▶ [WORK TO BE COMPLETED]
When a line of the material has the word "beta" in it, copy that line.

▶ [EXERCISE INPUT]
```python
_c = ctypes
_vp, _i64, _u64, _int, _f32, _f64 = _c.c_void_p, _c.c_int64, _c.c_uint64, _c.c_int, _c.c_float, _c.c_double
# ... 114 lines not shown
    "ddsp_ctx_create": (_int, [_c.POINTER(_vp), _int]),
    "ddsp_ctx_destroy": (_int, [_vp]),
    "ddsp_last_error": (_c.c_char_p, [_vp]),
    "ddsp_ctx_reserve": (_int, [_vp, _u64]),
    "ddsp_ctx_poll_error": (_int, [_vp]),
    "ddsp_ctx_set_math": (_int, [_vp, _int]),
    "ddsp_ctx_get_math": (_int, [_vp]),
    "ddsp_upsample": (_int, [_vp, _vp, _vp, _i64, _i64, _i64, _int, _vp]),
    "ddsp_phase_scan": (_int, [_vp, _vp, _vp, _vp, _i64, _i64, _int, _int, _int, _int, _vp, _vp, _vp, _vp, _vp]),
    "ddsp_fir_from_ctrl": (_int, [_vp, _vp, _int, _vp, _i64, _int, _vp, _i64, _int, _vp]),
    "ddsp_fir_from_ctrl_group": (_int, [_vp, _vp, _vp, _i64, _i64, _int, _vp, _int]),
    "ddsp_ltv_fir_bwd": (_int, [_vp, _vp, _vp, _int, _u64, _vp, _vp, _i64, _i64, _int, _int, _vp, _vp]),
    "ddsp_fir_from_ctrl_bwd": (_int, [_vp, _vp, _int, _vp, _i64, _int, _vp, _i64, _int, _vp, _vp, _i64]),
    "ddsp_sins_bank": (_int, [_vp, _vp, _vp, _i64, _int, _vp, _vp, _i64, _i64, _int, _int, _vp]),
    "ddsp_spectral_ola": (_int, [_vp, _vp, _vp, _i64, _vp, _vp, _int, _u64, _i64, _i64, _int, _vp]),
    "ddsp_sins_bank_bwd": (_int, [_vp, _vp, _vp, _i64, _int, _vp, _vp, _vp, _i64, _i64, _int, _int, _vp, _i64]),
    "ddsp_spectral_ola_bwd": (_int, [_vp, _vp, _vp, _i64, _vp, _vp, _int, _u64, _vp, _i64, _i64, _int, _vp, _i64]),
    "ddsp_rss_loss": (_int, [_vp, _vp, _vp, _vp, _i64, _i64, _c.POINTER(_int), _vp, _c.POINTER(_int), _i64, _c.POINTER(_int),
                             _c.POINTER(_int), _int, _f32, _f32, _vp, _vp]),
    "ddsp_sola": (_int, [_vp, _vp, _vp, _int, _i64, _int, _int, _int, _int, _vp, _vp, _vp]),
    "ddsp_volume_gate": (_int, [_vp, _vp, _vp, _vp, _f32, _i64, _i64, _int]),
    "ddsp_volume_gate_rows": (_int, [_vp, _vp, _vp, _vp, _vp, _vp, _f32, _i64, _i64, _i64, _int]),
    "ddsp_volume_gate_files": (_int, [_vp, _vp, _vp, _vp, _vp, _i64, _vp, _vp, _vp, _f32, _i64, _i64, _i64, _int]),
    "ddsp_pieces_gather": (_int, [_vp] * 8 + [_i64, _i64, _i64, _vp, _i64, _i64, _i64, _vp, _vp, _vp]),
    "ddsp_pieces_gather_jobs": (_int, [_vp] * 8 + [_i64, _i64, _i64, _i64, _vp, _i64, _i64, _i64, _vp, _vp, _vp]),
    "ddsp_stitch": (_int, [_vp, _vp, _vp, _i64, _vp, _i64]),
    "ddsp_pcm16": (_int, [_vp, _vp, _vp, _i64, _vp, _i64, _vp, _vp, _vp]),
    "ddsp_phase_vocoder": (_int, [_vp, _vp, _vp, _vp, _vp, _vp, _int, _int, _vp]),
    "ddsp_volume_extract": (_int, [_vp, _vp, _vp, _i64, _i64, _vp, _int, _vp]),
    "ddsp_volume_extract_frac": (_int, [_vp, _vp, _vp, _i64, _i64, _f64, _vp]),
    "ddsp_align_units": (_int, [_vp, _vp, _vp, _i64, _i64, _i64, _i64, _f32, _vp, _vp, _vp]),
    "ddsp_gemm_res_ln": (_int, [_vp, _vp, _vp, _vp, _vp, _vp, _vp, _vp, _int, _int, _vp, _vp, _int]),
    "ddsp_u2c_dwconv_pw2": (_int, [_vp] * 11 + [_int, _int, _int, _int, _vp, _vp, _vp]),
    "ddsp_conv1d_pair_supported": (_int, [_vp, _int, _int, _int]),
    "ddsp_conv1d_pair": (_int, [_vp, _vp, _vp, _vp, _vp, _vp, _vp, _i64, _i64, _int, _int, _int, _f32, _vp, _vp, _vp, _int]),
    "ddsp_retime_f0": (_int, [_vp, _vp, _vp, _i64, _i64, _vp, _f64, _f64, _f32, _f64, _i64, _vp, _vp]),
    "ddsp_resample_length": (_i64, [_i64, _int, _int]),
    "ddsp_resample": (_int, [_vp, _vp, _vp, _i64, _i64, _vp, _int, _int, _int, _vp]),
    "ddsp_conv1d": (_int, [_vp, _vp, _vp, _vp, _vp, _i64, _i64, _int, _int, _int, _int, _f32, _vp, _vp, _vp, _f32, _vp, _int,
                           _vp, _int]),
    "ddsp_nsf_source": (_int, [_vp, _vp, _vp, _vp, _vp, _vp, _i64, _i64, _int, _int, _f32, _vp, _vp]),
    "ddsp_nsf_noise_conv": (_int, [_vp, _vp, _vp, _i64, _i64, _vp, _vp, _int, _int, _int, _int, _i64, _vp]),
    "ddsp_nsf_post": (_int, [_vp, _vp, _vp, _vp, _vp, _i64, _i64, _int, _int, _f32, _vp, _vp, _int]),
    "ddsp_nsf_mean": (_int, [_vp, _vp, _vp, _vp, _vp, _int, _i64, _vp, _vp, _f32, _int]),
    "ddsp_log_mel": (_int, [_vp, _vp, _vp, _vp, _vp, _i64, _int, _int, _f32, _vp]),
    "ddsp_adamw_step": (_int, [_vp, _vp, _vp, _vp, _vp, _vp, _i64, _f32, _f32, _f32, _f32, _f32, _i64]),
    "ddsp_adamw_step_multi": (_int, [_vp, _vp, _int, _vp, _vp, _vp, _vp, _vp, _f32, _f32, _f32, _f32, _f32, _i64, _f32]),
    "ddsp_gemm_f32": (_int, [_vp, _vp, _vp, _i64, _int, _vp, _i64, _int, _vp, _vp, _i64, _int, _int, _int, _int, _int]),
    "ddsp_performer_attention": (_int, [_vp, _vp, _vp, _vp, _vp, _vp, _i64, _i64, _vp, _int]),
    "ddsp_hubert_frames": (_i64, [_i64]),
    "ddsp_hubert_soft_units": (_int, [_vp, _vp, _c.POINTER(HubertWeights), _vp, _i64, _i64, _vp, _vp]),
    "ddsp_hubert_encode": (_int, [_vp, _vp, _c.POINTER(HubertWeights), _vp, _i64, _i64, _vp, _int, _vp]),
    "ddsp_softmax_attention": (_int, [_vp, _vp, _vp, _vp, _vp, _i64, _i64, _int, _vp, _int, _vp]),
    "ddsp_stft_frames": (_int, [_vp, _vp, _vp, _i64, _i64, _vp, _int, _int, _i64, _vp]),
    "ddsp_retime_f0_keyed": (_int, [_vp, _vp, _vp, _i64, _i64, _vp, _f64, _vp, _int, _vp, _vp, _f64, _i64, _vp, _vp]),
    "ddsp_enhancer_keys": (_int, [_vp, _vp, _vp, _i64, _i64, _i64, _int, _vp, _vp, _vp]),
    "ddsp_resample_keyed_plan": (_int, [_vp, _vp, _int, _c.POINTER(_int), _c.POINTER(_int), _int, _c.POINTER(_vp)]),
    "ddsp_resample_keyed_plan_destroy": (None, [_vp]),
    "ddsp_resample_keyed_length": (_i64, [_vp, _i64]),
    "ddsp_resample_keyed": (_int, [_vp, _vp, _vp, _vp, _i64, _i64, _vp, _vp, _vp]),
    "ddsp_crepe_frames": (_i64, [_i64, _int]),
    "ddsp_crepe_activations": (_int, [_vp, _vp, _c.POINTER(CrepeWeights), _vp, _i64, _i64, _vp, _vp, _i64, _int, _vp]),
    "ddsp_crepe_decode": (_int, [_vp, _vp, _vp, _i64, _i64, _vp, _f32, _f32, _i64, _u64, _vp, _int, _vp, _vp, _vp]),
    "ddsp_stream_push": (_int, [_vp, _vp, _vp, _int, _i64, _vp, _i64]),
    "ddsp_bank_gather": (_int, [_vp, _vp, _vp, _int, _int, _vp, _i64, _vp, _i64, _vp, _vp, _int, _vp, _vp, _vp, _int, _vp, _vp, _vp,
                                _vp, _vp, _vp]),
# ... 677 lines not shown
        Cout = w_packed.shape[0]
        if w_packed.shape[1] != ktaps * Cin:
            raise ValueError("conv1d: packed weight does not match (ktaps, Cin)")
        out = torch.empty(T, Cout, device=x.device, dtype=torch.float32) if want_out else None
        act = torch.empty(T, Cout, device=x.device, dtype=torch.float32) if act_slope is not None else None
        if out is None and act is None:
            raise ValueError("conv1d: nothing to return")
        flags = (CONV_X_SPLIT if x_split else 0) | (CONV_ACT_SPLIT if act_split else 0)
        B, Tr, n_dev, scale = self._rows("conv1d", rows, T)
        self.call("ddsp_conv1d", _ptr(x), _ptr(w_packed), _ptr(bias), B, Tr, Cin, Cout, int(ktaps), int(dil), float(in_slope),
                  _ptr(residual), _ptr(out), _ptr(act), float(act_slope if act_slope is not None else 1.0), _ptr(w_split), flags,
                  _ptr(n_dev), scale)
        return out if act_slope is None else (out, act)

    def gemm_res_ln(self, A_split, W_split, bias, res, gamma, beta, y_split=True, a_fp32=False):
        M, K = A_split.shape
        X = torch.empty(M, 256, device=A_split.device, dtype=torch.float32)
        Y = torch.empty(M, 256, device=A_split.device, dtype=torch.float32)
        self.call("ddsp_gemm_res_ln", _ptr(A_split), _ptr(W_split), _ptr(bias), _ptr(res), _ptr(gamma), _ptr(beta), int(M), int(K),
                  _ptr(X), _ptr(Y), (1 if y_split else 0) | (2 if a_fp32 else 0))
        return X, Y

    def u2c_dwconv_pw2(self, glu, taps, dw_bias, W_split, bias, res, gamma, beta, B, n_frames=None, causal=False, fused=True):
        M = glu.shape[0]
        if M % int(B):
            raise ValueError("u2c_dwconv_pw2: glu must hold B utterances of equal padded length")
        X = torch.empty(M, 256, device=glu.device, dtype=torch.float32)
        Y = torch.empty(M, 256, device=glu.device, dtype=torch.float32)
        scratch = None if fused else torch.empty(M, 512, device=glu.device, dtype=torch.float32)
        self.call("ddsp_u2c_dwconv_pw2", _ptr(glu), _ptr(taps), _ptr(dw_bias), _ptr(W_split), _ptr(bias), _ptr(res), _ptr(gamma),
                  _ptr(beta), _ptr(n_frames), int(B), M // int(B), 1 if causal else 0, 1 if fused else 0, _ptr(scratch), _ptr(X), _ptr(Y))
        return X, Y

    def conv1d_pair_supported(self, C, ktaps, dil):
        return bool(self.lib.ddsp_conv1d_pair_supported(self.handle, int(C), int(ktaps), int(dil)))

    def conv1d_pair(self, x, w1, b1, w2, b2, ktaps, dil, slope, want_out=True, want_act=False, rows=None):
        T, C = x.shape
        out = torch.empty(T, C, device=x.device, dtype=torch.float32) if want_out else None
        act = torch.empty(T, C, device=x.device, dtype=torch.float32) if want_act else None
        B, Tr, n_dev, scale = self._rows("conv1d_pair", rows, T)
        self.call("ddsp_conv1d_pair", _ptr(x), _ptr(w1), _ptr(b1), _ptr(w2), _ptr(b2), B, Tr, C, int(ktaps), int(dil), float(slope),
                  _ptr(out), _ptr(act), _ptr(n_dev), scale)
        return out, act

    def nsf_source(self, f0, rand_ini, lin_w, lin_b, upp, sr, sine_amp=0.1, n_dev=None):
        solo = f0.dim() == 1
        if solo and n_dev is not None:
            raise ValueError("nsf_source: n_dev needs f0 (B, L)")
        if not solo and tuple(rand_ini.shape) != (f0.shape[0], 9):
            raise ValueError(f"nsf_source: rand_ini must be (B, 9) = ({f0.shape[0]}, 9), got {tuple(rand_ini.shape)}")
        L = f0.shape[-1]
        rand_ini = rand_ini.contiguous().float()
        out = torch.empty(*f0.shape[:-1], L * int(upp), device=f0.device, dtype=torch.float32)
        self.call("ddsp_nsf_source", _ptr(f0), _ptr(rand_ini), _ptr(lin_w), _ptr(lin_b), 1 if solo else f0.shape[0], L, int(upp),
                  int(sr), float(sine_amp), _ptr(n_dev), _ptr(out))
        return out

    def nsf_noise_conv(self, src, w, b, K, stride, pad, T_out):
        B, T_src = (1, src.numel()) if src.dim() == 1 else src.shape
        C = w.shape[0]
        out = torch.empty(B * int(T_out), C, device=src.device, dtype=torch.float32)
        self.call("ddsp_nsf_noise_conv", _ptr(src), B, T_src, _ptr(w), _ptr(b), C, int(K), int(stride), int(pad), int(T_out), _ptr(out))
        return out

    def nsf_post(self, x, w, b, K, slope, rows=None):
# ... 618 lines not shown
```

▶ [ANSWER AREA]
    def gemm_res_ln(self, A_split, W_split, bias, res, gamma, beta, y_split=True, a_fp32=False):
        self.call("ddsp_gemm_res_ln", _ptr(A_split), _ptr(W_split), _ptr(bias), _ptr(res), _ptr(gamma), _ptr(beta), int(M), int(K),
    def u2c_dwconv_pw2(self, glu, taps, dw_bias, W_split, bias, res, gamma, beta, B, n_frames=None, causal=False, fused=True):
                  _ptr(beta), _ptr(n_frames), int(B), M // int(B), 1 if causal else 0, 1 if fused else 0, _ptr(scratch), _ptr(X), _ptr(Y))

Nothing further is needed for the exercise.